In one of the most famous episodes in Western literature, Francesca da Rimini blames her adulterous love of her husband’s brother, Paolo, for both her violent death and eternal damnation, on an act of reading, solicited by a book and its author (“Galeotto fu il libro e chi lo scrisse” [A pander was the book and he who wrote it]). This episode, however, is just one of the many, many ways that the critical representation of readers and acts of reading, including his own, pervade the Dantean corpus from beginning to end. Our focus in this course, then, will be on Dante’s dialectical construction and reconfiguration of medieval practices of reading in relation to his emerging concept of his own “authoriality.”  Specifically  we will follow an itinerary that leads from the first of Dante’s major “hybrid” prose and poetry works, the Vita Nova, through the unfinished treatises of his early exile (Convivio and De Vulgari Eloquentia), to selections from the three canticles of the Commedia. In addition to examining “scenes of reading” like Inferno 5 and Dante’s textual definitions of and engagement with his own readers, we will consider questions concerning the intersections between authorial intentionality and readerly understanding; the self-reading mode of auto-commentary; appropriations and transformations of Scholastic models of lectio; the gender and social standing of implied readers; and others still. Though our primary focus will be on Dante’s texts, we will take into consideration the circulation of those works around the time of their composition, as well as the first generation of the Commedia’s readers.

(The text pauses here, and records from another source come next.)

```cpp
static int run_loop_per_launch(jh_collector* c, int training, hipStream_t st, int t_begin) {
  RunState& r = run_state(c);
  if (r.early) return jh_fail(JH_ERR_STATE, "jh_collector_begin needs the persistent acting kernel (W <= 32, W * S <= 512, JH_COLLECT_PERSISTENT != 0)");
  const int W = c->W, T = r.T, steps = T + (r.cap ? 1 : 0);
  for (int t = t_begin; t < steps; ++t) {
    const bool extra = t == T;
    int rc = c->vt.obs(c->env, 0, W, c->obs.data());
    if (rc) return rc;
    const auto t0 = Clock::now();
    rc = act_launch(c, 0, W, training, st);
    if (rc) return rc;
// ... 2 lines not shown
    const auto t1 = Clock::now();
    count_act(c, r, t, secs(t0, t1));
    if (extra) break;
    rc = step_rows(c, r, 0, W, t);
    if (rc) return rc;
    c->t_env += secs(t1, Clock::now());
    c->steps += 1;
  }
  return JH_OK;
}

static int run_loop(jh_collector* c, int training, hipStream_t st) {
  RunState& r = run_state(c);
  int t = 0;
  if (r.persistent) {
    const int rc = c->lookahead == 2 ? run_loop_lookahead(c, training, st, &t)
                   : c->split        ? run_loop_split(c, training, st, &t)
                                     : run_loop_exchange(c, training, st, &t);
    if (rc) return rc;
  }
  return t < r.T + (r.cap ? 1 : 0) ? run_loop_per_launch(c, training, st, t) : JH_OK;
}

JH_EXPORT int jh_collector_run(jh_collector* c, int32_t T, int32_t training, jh_stream stream) {
  JH_ARG(c != nullptr && T > 0);
  if (run_state(c).active) return jh_fail(JH_ERR_STATE, "jh_collector_run inside a jh_collector_begin / jh_collector_loop pair");
  int rc = run_prepare(c, T, jh_s(stream));
  if (rc) return rc;
  rc = run_loop(c, training, jh_s(stream));
  const auto tc = std::chrono::steady_clock::now();
  rc = run_commit(c, run_state(c), rc, nullptr, 0, jh_s(stream));
// ... 75 lines not shown
```

jorldy_amd/csrc/jh_common.h:

```cpp
#pragma once
#include <hip/hip_runtime.h>
#include <math.h>
#include <stdint.h>
#include <stdio.h>
#include <string.h>

#include <deque>
#include <mutex>
#include <string>
#include <vector>

#include "../../include/jorldy_hip.h"

#define JH_EXPORT extern "C" __attribute__((visibility("default")))

std::string& jh_err_slot();
int jh_fail(int code, const char* fmt, ...);

#define JH_HIP(expr)                                                                          \
  do {                                                                                        \
    hipError_t _e = (expr);                                                                   \
    if (_e != hipSuccess)                                                                     \
      return jh_fail(JH_ERR_HIP, "%s:%d %s -> %s", __FILE__, __LINE__, #expr, hipGetErrorString(_e)); \
  } while (0)
// ... 143 lines not shown
  float* xg = nullptr;
  float* tg_ws = nullptr;
  size_t tg_ws_floats = 0;
  unsigned* tg_cnt = nullptr;
  int tg_cnt_slots = 0;
};

static inline uint64_t jh_mix64(uint64_t x) {
  x += 0x9E3779B97F4A7C15ull;
  x = (x ^ (x >> 30)) * 0xBF58476D1CE4E5B9ull;
  x = (x ^ (x >> 27)) * 0x94D049BB133111EBull;
  return x ^ (x >> 31);
}
static inline double jh_u01_of(uint64_t key) { return (double)(jh_mix64(key) >> 11) * (1.0 / 9007199254740992.0); }

static inline int64_t jh_sample_discrete(const jh_pponet* n, const float* z, int wq, int training) {
  const int A = n->A;
  int act = 0;
  float mx = z[0];
  for (int k = 1; k < A; ++k)
    if (z[k] > mx) { mx = z[k]; act = k; }
  if (!training) return act;
  float e[40], se = 0.f;
  for (int k = 0; k < A; ++k) { e[k] = expf(z[k] - mx); se += e[k]; }
  const float u = (float)jh_u01_of(n->act_seed * 0x100000001B3ull + n->act_ctr * 0x9E3779B97F4A7C15ull + (uint64_t)wq) * se;
  float c = 0.f;
  act = A - 1;
  for (int k = 0; k < A; ++k) {
    c += e[k];
    if (u < c) { act = k; break; }
  }
  return act;
}

static inline void jh_sample_continuous(const jh_pponet* n, const float* z, int wq, int training, float* action) {
  const int A = n->A;
  for (int k = 0; k < A; ++k) {
    const float mu = fminf(fmaxf(z[k], -5.f), 5.f);
    float v = mu;
    if (training) {
      const float sd = expf(tanhf(z[A + k]));
      const uint64_t key = n->act_seed * 0x100000001B3ull + n->act_ctr * 0x9E3779B97F4A7C15ull + (uint64_t)wq * 64u + (uint64_t)k;
      const double u1 = 1.0 - jh_u01_of(key * 2 + 1), u2 = jh_u01_of(key * 2 + 2);
      v = mu + sd * (float)(sqrt(-2.0 * log(u1)) * cos(6.283185307179586 * u2));
    }
    action[k] = tanhf(v);
  }
}
// ... 75 lines not shown
```

jorldy_amd/csrc/jh_persist.hip:

```cpp
#if defined(__x86_64__)
#include <emmintrin.h>
#endif

#include "jh_common.h"

typedef float f32x4 __attribute__((ext_vector_type(4)));

struct PersistArgs {
  int W, S, H, n_out, T, G;
  const float *W1, *b1, *W2, *b2;
  const float* wh[12];
  const float* hbias[12];
  const unsigned long long* obs_gran;
  float4* part;
  int rows_ld;
  unsigned* abort_flag;
  unsigned seq0;
  long max_polls;
  unsigned long long* dbg;
  int period;
  unsigned long long* mbox;
  float4* dpart;
  int split;
};

__device__ __forceinline__ void persist_poll_issue(const void* gsrc, unsigned lds_off) {
  unsigned keep;
  asm volatile("s_mov_b32 %0, m0\n\ts_mov_b32 m0, %2\n\ts_nop 0\n\tglobal_load_lds_dwordx4 %1, off sc0 sc1\n\ts_mov_b32 m0, %0"
               : "=&s"(keep) : "v"(gsrc), "s"(lds_off) : "memory");
}
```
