@@ -497,7 +497,8 @@
         if (p.ups != 0 && p.ups != 1) return IEF_ESHAPE;
         if (p.ups && ((p.H | p.Wd) & 1)) return IEF_ESHAPE;
         if ((p.CE1 + p.CE2) > 0 && (p.stride != 1 || p.ups)) return IEF_ESHAPE;
-        if (p.K != 9 * (p.C1 + p.C2) + p.CE1 + p.CE2 || p.batch_images <= 0 || p.M != p.batch_images * p.Ho * p.Wo) return IEF_ESHAPE;
+        const int ktaps = p.tile == 13 ? 4 : 9;
+        if (p.K != ktaps * (p.C1 + p.C2) + p.CE1 + p.CE2 || p.batch_images <= 0 || p.M != p.batch_images * p.Ho * p.Wo) return IEF_ESHAPE;
         const long long in_pix = (long long)p.batch_images * (p.H >> p.ups) * (p.Wd >> p.ups);
         const int cmax = p.C1 > p.C2 ? p.C1 : p.C2, emax = p.CE1 > p.CE2 ? p.CE1 : p.CE2;
         if (in_pix * cmax * 2 >= (1ll << 32) || (long long)p.M * emax * 2 >= (1ll << 32)) return IEF_ESHAPE;
@@ -516,7 +517,7 @@
         case 6: rc = launch_x3p<128, 64, 4, 1, 3, 0>(p, st); break;
         case 7: rc = launch_x3p<128, 160, 2, 2, 2, 0>(p, st); break;
         case 8: rc = launch_x3p<256, 320, 4, 2, 2, 0>(p, st); break;
-        case 11: case 12: rc = ief_conv_halo_x3p_dispatch(p, st); break;
+        case 11: case 12: case 13: rc = ief_conv_halo_x3p_dispatch(p, st); break;
         case 1: default: rc = launch_x3p<128, 160, 4, 2, 4, 0>(p, st); break;
     }
     if (rc) return rc;
diff --git a/image-editing-framework_amd/csrc/split_x3.hip b/image-editing-framework_amd/csrc/split_x3.hip
--- a/image-editing-framework_amd/csrc/split_x3.hip
+++ b/image-editing-framework_amd/csrc/split_x3.hip
@@ -19,6 +19,41 @@
     long long grid = (n / 4 + 255) / 256;
     if (grid > 16384) grid = 16384;
     hipLaunchKernelGGL(x3_split_weights_kernel, dim3((unsigned)grid), dim3(256), 0, (hipStream_t)stream, w, (half_t*)planes, n / 4, scale);
+    IEF_LAUNCH_CHECK();
+    return IEF_OK;
+}
+
+__global__ __launch_bounds__(256) void x3_upsample_phase_weights_kernel(const float* __restrict__ w, half_t* __restrict__ planes, int Cout,
+                                                                        int C4, float s) {
+    const long long n4 = 16ll * Cout * C4;
+    for (long long i = (long long)blockIdx.x * 256 + threadIdx.x; i < n4; i += (long long)gridDim.x * 256) {
+        const int c4 = (int)(i % C4);
+        long long r = i / C4;
+        const int tap = (int)(r & 3);
+        r >>= 2;
+        const int n = (int)(r % Cout), ph = (int)(r / Cout);
+        const int py = ph >> 1, px = ph & 1, sy = tap >> 1, sx = tap & 1;
+        const int ky0 = py ? 2 * sy : sy, ky1 = py ? 1 + sy : 2 * sy;
+        const int kx0 = px ? 2 * sx : sx, kx1 = px ? 1 + sx : 2 * sx;
+        const f32x4* src = (const f32x4*)w + (long long)n * 9 * C4 + c4;
+        f32x4 a = src[(ky0 * 3 + kx0) * C4];
+        for (int ky = ky0; ky <= ky1; ++ky)
+            for (int kx = kx0; kx <= kx1; ++kx)
+                if (ky != ky0 || kx != kx0) a = a + src[(ky * 3 + kx) * C4];
+        half4 h, l;
+        split4(a, s, h, l);
+        ((half4*)planes)[i] = h;
+        ((half4*)planes)[n4 + i] = l;
+    }
+}
+extern "C" int ief_x3_upsample_phase_weights(const float* w, void* planes, int Cout, int C, float scale, void* stream) {
+    if (!w || !planes) return IEF_EINVAL;
+    if (Cout <= 0 || C <= 0 || (C & 3) || !(scale > 0.f)) return IEF_ESHAPE;
+    if (((uintptr_t)w & 15) || ((uintptr_t)planes & 7)) return IEF_EALIGN;
+    long long grid = (16ll * Cout * (C / 4) + 255) / 256;
+    if (grid > 16384) grid = 16384;
+    hipLaunchKernelGGL(x3_upsample_phase_weights_kernel, dim3((unsigned)grid), dim3(256), 0, (hipStream_t)stream, w, (half_t*)planes, Cout,
+                       C / 4, scale);
     IEF_LAUNCH_CHECK();
     return IEF_OK;
 }
diff --git a/image-editing-framework_amd/hip.py b/image-editing-framework_amd/hip.py
--- a/image-editing-framework_amd/hip.py
+++ b/image-editing-framework_amd/hip.py
@@ -428,6 +428,26 @@
     n = w.shape[0]
     planes = torch.empty(2, n, w.numel() // n, dtype=torch.float16, device=w.device)
     _check(lib.ief_x3_split_weights(w.data_ptr(), planes.data_ptr(), w.numel(), float(scale), _stream()), "ief_x3_split_weights")
+    import weakref
+    _x3_planes[key] = (weakref.ref(w), w._version, planes)
+    weakref.finalize(w, _x3_planes.pop, key, None)
+    return planes
+
+
+def x3_upsample_phase_planes(w, scale=None):
+    scale = X3_SCALE_W if scale is None else scale
+    key = (w.data_ptr(), tuple(w.shape), float(scale), "phase")
+    hit = _x3_planes.get(key)
+    if hit is not None and hit[0]() is w and hit[1] == w._version:
+        return hit[2]
+    if _capturing() or not w.is_contiguous():
+        return None
+    if w.dim() != 4 or tuple(w.shape[1:3]) != (3, 3) or w.shape[3] % 4:
+        raise ValueError("x3_upsample_phase_planes: weight must be [Cout, 3, 3, C] with C a multiple of 4")
+    lib = load()
+    n, c = w.shape[0], w.shape[3]
+    planes = torch.empty(2, 4, n, 4 * c, dtype=torch.float16, device=w.device)
+    _check(lib.ief_x3_upsample_phase_weights(w.data_ptr(), planes.data_ptr(), n, c, float(scale), _stream()), "ief_x3_upsample_phase_weights")
     import weakref
     _x3_planes[key] = (weakref.ref(w), w._version, planes)
     weakref.finalize(w, _x3_planes.pop, key, None)
diff --git a/image-editing-framework_amd/planes.py b/image-editing-framework_amd/planes.py
--- a/image-editing-framework_amd/planes.py
+++ b/image-editing-framework_amd/planes.py
@@ -115,7 +115,8 @@
 
 
 _TILES = {1: (128, 160), 2: (128, 160), 3: (128, 80), 4: (256, 160), 5: (64, 160), 6: (128, 64), 7: (128, 160), 8: (256, 320),
-          11: (256, 80), 12: (256, 80)}
+          11: (256, 80), 12: (256, 80), 13: (256, 80)}
+_HALO = (11, 12, 13)
 
 
 def heuristic_plan(M, N, K, conv=False):
@@ -149,11 +150,11 @@
 AUTOTUNE = os.environ.get("IEF_AUTOTUNE_X3", "0") == "1"
 
 
-def candidate_plans(M, N, K, conv=False, halo_ok=False, ncb=0, geglu=False):
+def candidate_plans(M, N, K, conv=False, halo_ok=False, ncb=0, geglu=False, phase_ok=False):
     nk = K // 32
     out = []
     for t, (bm, bn) in _TILES.items():
-        if t in (11, 12):
+        if t in _HALO:
             continue
         if N % bn or (t == 6 and N % 80 == 0):
             continue
@@ -172,6 +173,14 @@
             if tiles * sp < 40 and sp < 16:
                 continue
             out.append((11, sp))
+    if conv and phase_ok:
+        tiles = -(-(M // 4) // 256) * (N // 80) * 4
+        for sp in (1, 2, 3, 4, 5, 6, 8, 10, 12, 16, 20):
+            if sp > 1 and (sp > ncb // 2 or tiles * sp > 1024 or tiles >= 384):
+                continue
+            if tiles * sp < 40 and sp < 16:
+                continue
+            out.append((13, sp))
     return out
 
 
@@ -179,6 +188,8 @@
     wc = hip._cold_copies(w)
     for x in wc:
         weight_planes(x)
+        if any(t == 13 for t, _ in cands):
+            hip.x3_upsample_phase_planes(x, W_SCALE)
     best = None
     for t, sp in cands:
         try:
@@ -189,6 +200,7 @@
             best = (us, t, sp)
     for x in wc[1:]:
         hip._x3_planes.pop((x.data_ptr(), tuple(x.shape), float(W_SCALE)), None)
+        hip._x3_planes.pop((x.data_ptr(), tuple(x.shape), float(W_SCALE), "phase"), None)
     if best is not None:
         _plan_table()[key] = (best[1], best[2])
     return best
@@ -335,7 +347,6 @@
     pad_total = 1 if pad_hi_only else 2
     Ho, Wo = (H + pad_total - 3) // stride + 1, (Wd + pad_total - 3) // stride + 1
     M = B * Ho * Wo
-    wp = weight_planes(w)
     p = IefGemmX3pParams()
     p.A, p.planeA = x.t.data_ptr(), x.plane
     if x2 is not None:
@@ -344,7 +355,6 @@
         p.E1, p.planeE1 = e1.t.data_ptr(), e1.plane
     if e2 is not None:
         p.E2, p.planeE2 = e2.t.data_ptr(), e2.plane
-    p.W, p.planeW, p.ldw = wp.data_ptr(), wp.stride(0), K
     o32, op = _out_args(p, M, Cout, out, out_planes, x.device, (B, Ho, Wo))
     p.bias = _ptr(_dev32(bias, "bias")) if bias is not None else None
     if rowvec is not None:
@@ -364,17 +374,18 @@
     p.out_scale, p.inv_scale, p.zeros = 1.0, 1.0 / (ACT_SCALE * W_SCALE), _zeros(x.device)
     halo_ok = HALO and stride == 1 and not pad_hi_only and extra is None and Hp >= 2 and Cout % 80 == 0 and (
         (not upsample and 2 <= Wd <= 64) or (upsample and Wd <= 128 and (H * Wd) % 256 == 0 and 256 % Wd == 0))
+    phase_ok = HALO and upsample and stride == 1 and not pad_hi_only and extra is None and Hp >= 2 and 2 <= Wp <= 64 and Cout % 80 == 0
     if tile:
         p.tile, p.splits = tile, max(1, splits)
     else:
         variant = ("|u" if upsample else "") + (f"|s{stride}" if stride != 1 else "") + ("|e" if extra is not None else "")
         key = f"conv|{M}|{Cout}|{K}{variant}"
         if AUTOTUNE and key not in _plan_table() and not hip._capturing() and hip._prof is None:
-            _autotune(key, candidate_plans(M, Cout, K, conv=True, halo_ok=halo_ok, ncb=(C1 + C2) // 32),
+            _autotune(key, candidate_plans(M, Cout, K, conv=True, halo_ok=halo_ok, ncb=(C1 + C2) // 32, phase_ok=phase_ok),
                       lambda t, sp, wi: conv3x3(x, wi, bias, x2=x2, stride=stride, upsample=upsample, rowvec=rowvec, residual=residual,
                                                 out=out, out_planes=out_planes, extra=extra, pad_hi_only=pad_hi_only, tile=t, splits=sp), w)
         hit = _plan_table().get(key)
-        if hit is not None and (hit[0] not in (11, 12) or halo_ok):
+        if hit is not None and (hit[0] not in _HALO or (phase_ok if hit[0] == 13 else halo_ok)):
             p.tile, p.splits = hit[0], hit[1]
         elif halo_ok:
             tiles, ncb = -(-M // 256) * (Cout // 80), (C1 + C2) // 32
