# githomin/sketches-py

Hardware: AMD Instinct MI355X
Metric: values ingested/sec (node) @1M streams eps=0.01; % of HBM roofline (higher is better)
Workload: dtype f64; 1 GPU; cfg3: 1000000 streams x 1000 values per GPU, eps=0.01, pareto, ingest + quantiles(.5,.9,.99); split=weak, streams_per_gpu=1000000, parallelism=stream-sharded x1, weak: every rank its own batch (no collective)

## Files before the change

### sketches-py_amd/csrc/gk_kernels.hip

```cpp
#include <hip/hip_runtime.h>
#include <hip/hip_ext.h>
#include <stdint.h>
#include <math.h>

#include <algorithm>
#include <atomic>
#include <limits>
#include <type_traits>

#include "gk_dev.h"
#include "gk_launch.h"
#include "gk_query.h"
#include "gk_state.h"
#include "gk_xor.h"

#define GK_PROF_NSEC 12
#ifndef GK_PROF_FIRST
#define GK_PROF_FIRST 1
#endif
#ifdef GK_PROF
__device__ unsigned long long gk_prof_acc[GK_PROF_NSEC];
__device__ __forceinline__ uint32_t gk_cycles() { return (uint32_t)__builtin_amdgcn_s_memtime(); }
#define GK_MARK(L, sec)                                      \
  do {                                                       \
    if (threadIdx.x == 0) {                                  \
      const uint32_t t_ = gk_cycles();                       \
      (L).prof[sec] += (uint32_t)(t_ - (L).prof_t);         \
      (L).prof_t = t_;                                       \
    }                                                        \
  } while (0)
#else
#define GK_MARK(L, sec) do { } while (0)
#endif
#ifdef GK_PROF
struct GKBigProf {
  unsigned long long acc[GK_PROF_NSEC];
  uint32_t t;
};
__device__ __forceinline__ GKBigProf& gk_big_prof() {
  __shared__ GKBigProf p;
  return p;
}
#define GK_BMARK(sec)                                        \
  do {                                                       \
    if (threadIdx.x == 0) {                                  \
      GKBigProf& p_ = gk_big_prof();                         \
      const uint32_t t_ = gk_cycles();                       \
      p_.acc[sec] += (uint32_t)(t_ - p_.t);                  \
      p_.t = t_;                                             \
    }                                                        \
  } while (0)
#define GK_WP_N 16
#define GK_WP_W 8
__device__ unsigned long long gk_wprof_acc[GK_WP_W][GK_WP_N];
struct GKWaveProf {
  unsigned long long acc[GK_WP_W][GK_WP_N];
  uint32_t t[GK_WP_W];
};
__device__ __forceinline__ GKWaveProf& gk_wave_prof() {
  __shared__ GKWaveProf p;
  return p;
}
#define GK_WMARK(pt)                                                   \
  do {                                                                 \
    if ((threadIdx.x & 63) == 0 && (threadIdx.x >> 6) < GK_WP_W) {     \
      GKWaveProf& p_ = gk_wave_prof();                                 \
      const int w_ = threadIdx.x >> 6;                                 \
      const uint32_t t_ = gk_cycles();                                 \
      p_.acc[w_][pt] += (uint32_t)(t_ - p_.t[w_]);                     \
      p_.t[w_] = t_;                                                   \
    }                                                                  \
  } while (0)
#else
#define GK_BMARK(sec) do { } while (0)
#define GK_WMARK(pt) do { } while (0)
#endif

#define GK_KEEP_BIT 0x40000000

__device__ __forceinline__ int gk_threshold(const GKState& st, int64_t n) {
  double t = floor(st.two_eps * (double)(n - 1));
  if (t > (double)GK_T_CLAMP) t = (double)GK_T_CLAMP;
  if (t < -1.0) t = -1.0;
  return (int)t;
}

__device__ __forceinline__ int clampi(int x, int lo, int hi) { return x < lo ? lo : (x > hi ? hi : x); }

__device__ __forceinline__ int clamp0(int x, int m) {
  int r;
  asm("v_med3_i32 %0, %1, 0, %2" : "=v"(r) : "v"(x), "v"(m));
  return r;
}

#define DPP_WAVE_SHR1 0x138
#define DPP_WAVE_SHL1 0x130

__device__ __forceinline__ int32_t wave_incl_max_i32(int32_t v) {
  v = max(v, __builtin_amdgcn_update_dpp(INT_MIN, v, DPP_ROW_SHR(1), 0xf, 0xf, false));
  v = max(v, __builtin_amdgcn_update_dpp(INT_MIN, v, DPP_ROW_SHR(2), 0xf, 0xf, false));
  v = max(v, __builtin_amdgcn_update_dpp(INT_MIN, v, DPP_ROW_SHR(4), 0xf, 0xf, false));
  v = max(v, __builtin_amdgcn_update_dpp(INT_MIN, v, DPP_ROW_SHR(8), 0xf, 0xf, false));
  v = max(v, __builtin_amdgcn_update_dpp(INT_MIN, v, DPP_ROW_BCAST15, 0xa, 0xf, false));
  v = max(v, __builtin_amdgcn_update_dpp(INT_MIN, v, DPP_ROW_BCAST31, 0xc, 0xf, false));
  return v;
}

__device__ __forceinline__ int wave_shr1(int v, int fill) {
  return __builtin_amdgcn_update_dpp(fill, v, DPP_WAVE_SHR1, 0xf, 0xf, false);
}
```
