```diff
diff --git a/multimodal_transformer_amd/csrc/attn_mask.h b/multimodal_transformer_amd/csrc/attn_mask.h
--- a/multimodal_transformer_amd/csrc/attn_mask.h
+++ b/multimodal_transformer_amd/csrc/attn_mask.h
@@ -56,6 +56,7 @@
     uint16_t* lq; uint16_t* lk;
     size_t layer_words;
     int nbh, nt, nlayers;
+    int lanes;
     uint32_t thr16;
     uint32_t s0[16], s1[16];
     const uint64_t* seedword;
@@ -63,13 +64,14 @@
 struct MaskGenLayer {
     uint16_t* lq; uint16_t* lk;
     int nbh, nt;
+    int lanes;
     uint32_t thr16, s0, s1;
     const uint64_t* seedword;
 };
 __device__ __forceinline__ MaskGenLayer mask_gen_layer(const MaskGenParams& P, int layer) {
     MaskGenLayer G;
     G.lq = P.lq + (size_t)layer * P.layer_words; G.lk = P.lk + (size_t)layer * P.layer_words;
-    G.nbh = P.nbh; G.nt = P.nt; G.thr16 = P.thr16; G.s0 = P.s0[layer]; G.s1 = P.s1[layer]; G.seedword = P.seedword;
+    G.nbh = P.nbh; G.nt = P.nt; G.lanes = P.lanes; G.thr16 = P.thr16; G.s0 = P.s0[layer]; G.s1 = P.s1[layer]; G.seedword = P.seedword;
     return G;
 }
 
@@ -82,6 +84,19 @@
         for (int e = 0; e < 4; ++e) {
             const int l0 = 8 * (c & 3) + 2 * e, hh = c >> 2;
             v[e] = lane_word(rows[l0], hh) | (lane_word(rows[l0 + 1], hh) << 16);
+        }
+        *reinterpret_cast<u32x4_t*>(row + 8 * c) = v;
+    }
+}
+
+__device__ __forceinline__ void park_lane_masks(uint16_t* row, const uint32_t (&W)[32]) {
+#pragma unroll
+    for (int c = 0; c < 8; ++c) {
+        u32x4_t v;
+#pragma unroll
+        for (int e = 0; e < 4; ++e) {
+            const int i = 2 * c + (e >> 1), hh = e & 1;
+            v[e] = W[(i & 3) + 8 * (i >> 2) + 4 * hh];
         }
         *reinterpret_cast<u32x4_t*>(row + 8 * c) = v;
     }
@@ -123,8 +138,11 @@
             while (kb >= P.nt) { kb -= P.nt; if (++qb == P.nt) { qb = 0; ++bb; } }
         }
     }
-    transpose32(W);
-    park_lane_block(mine, W);
+    if (P.lanes) park_lane_masks(mine, W);
+    else {
+        transpose32(W);
+        park_lane_block(mine, W);
+    }
     from = flush_from();
     {
         uint16_t* const lq = P.lq + g0 * 64;
@@ -154,6 +172,18 @@
 }
 template <int I> __device__ __forceinline__ float keep_and(float v, uint32_t w) {
     return __builtin_bit_cast(float, __builtin_bit_cast(uint32_t, v) & keep_bits<I>(w));
+}
+__device__ __forceinline__ float keep_lanes(float v, uint64_t m) {
+    return __builtin_amdgcn_inverse_ballot_w64(m) ? v : 0.f;
+}
+typedef uint64_t u64x8_t __attribute__((ext_vector_type(8)));
+struct LaneMasks { u64x8_t lo, hi; };
+__device__ __forceinline__ LaneMasks load_lane_masks(const uint16_t* block) {
+    typedef const volatile u64x8_t __attribute__((address_space(4))) * cptr;
+    const cptr p = (cptr)(uintptr_t)block;
+    LaneMasks m;
+    m.lo = p[0]; m.hi = p[1];
+    return m;
 }
 
 __global__ void attn_mask_expand_kernel(DropCfg base, int nbh, int nt, uint8_t* __restrict__ keep) {
diff --git a/multimodal_transformer_amd/functional.py b/multimodal_transformer_amd/functional.py
--- a/multimodal_transformer_amd/functional.py
+++ b/multimodal_transformer_amd/functional.py
@@ -1751,6 +1751,13 @@
     _lib.launch("mmt_debug_poison_lds", int(pattern), sink)
 
 
+def _attn_mask_words(p, seed, stream_id, nbh, nt, device, lanes=False):
+    lq = torch.empty(nbh * nt * nt, 64, dtype=torch.int16, device=device)
+    lk = torch.empty_like(lq)
+    _lib.launch("mmt_debug_attn_mask_words", float(p), int(seed), int(stream_id), int(nbh), int(nt), int(bool(lanes)), lq, lk)
+    return lq, lk
+
+
 def dropout_mask(p, seed, stream_id, n, device, attn_Tp=0):
     keep = torch.empty(n, dtype=torch.uint8, device=device)
     sc = ctypes.c_float(0.0)
```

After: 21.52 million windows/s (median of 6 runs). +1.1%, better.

Course Requirements: Students are expected to attend and participate regularly.  Students taking the course for two credits will do the reading, plus in-class reports and other short assignments.  Students taking the course for four credits will also develop one of their shorter assignments into a final research paper of 6000-7500 words (25-30 pages).

Course Conducted in English

Reading Knowledge of Italian or Latin Desirable

  • Elective Requirement: This course fulfills the elective requirement for the DE in REMS.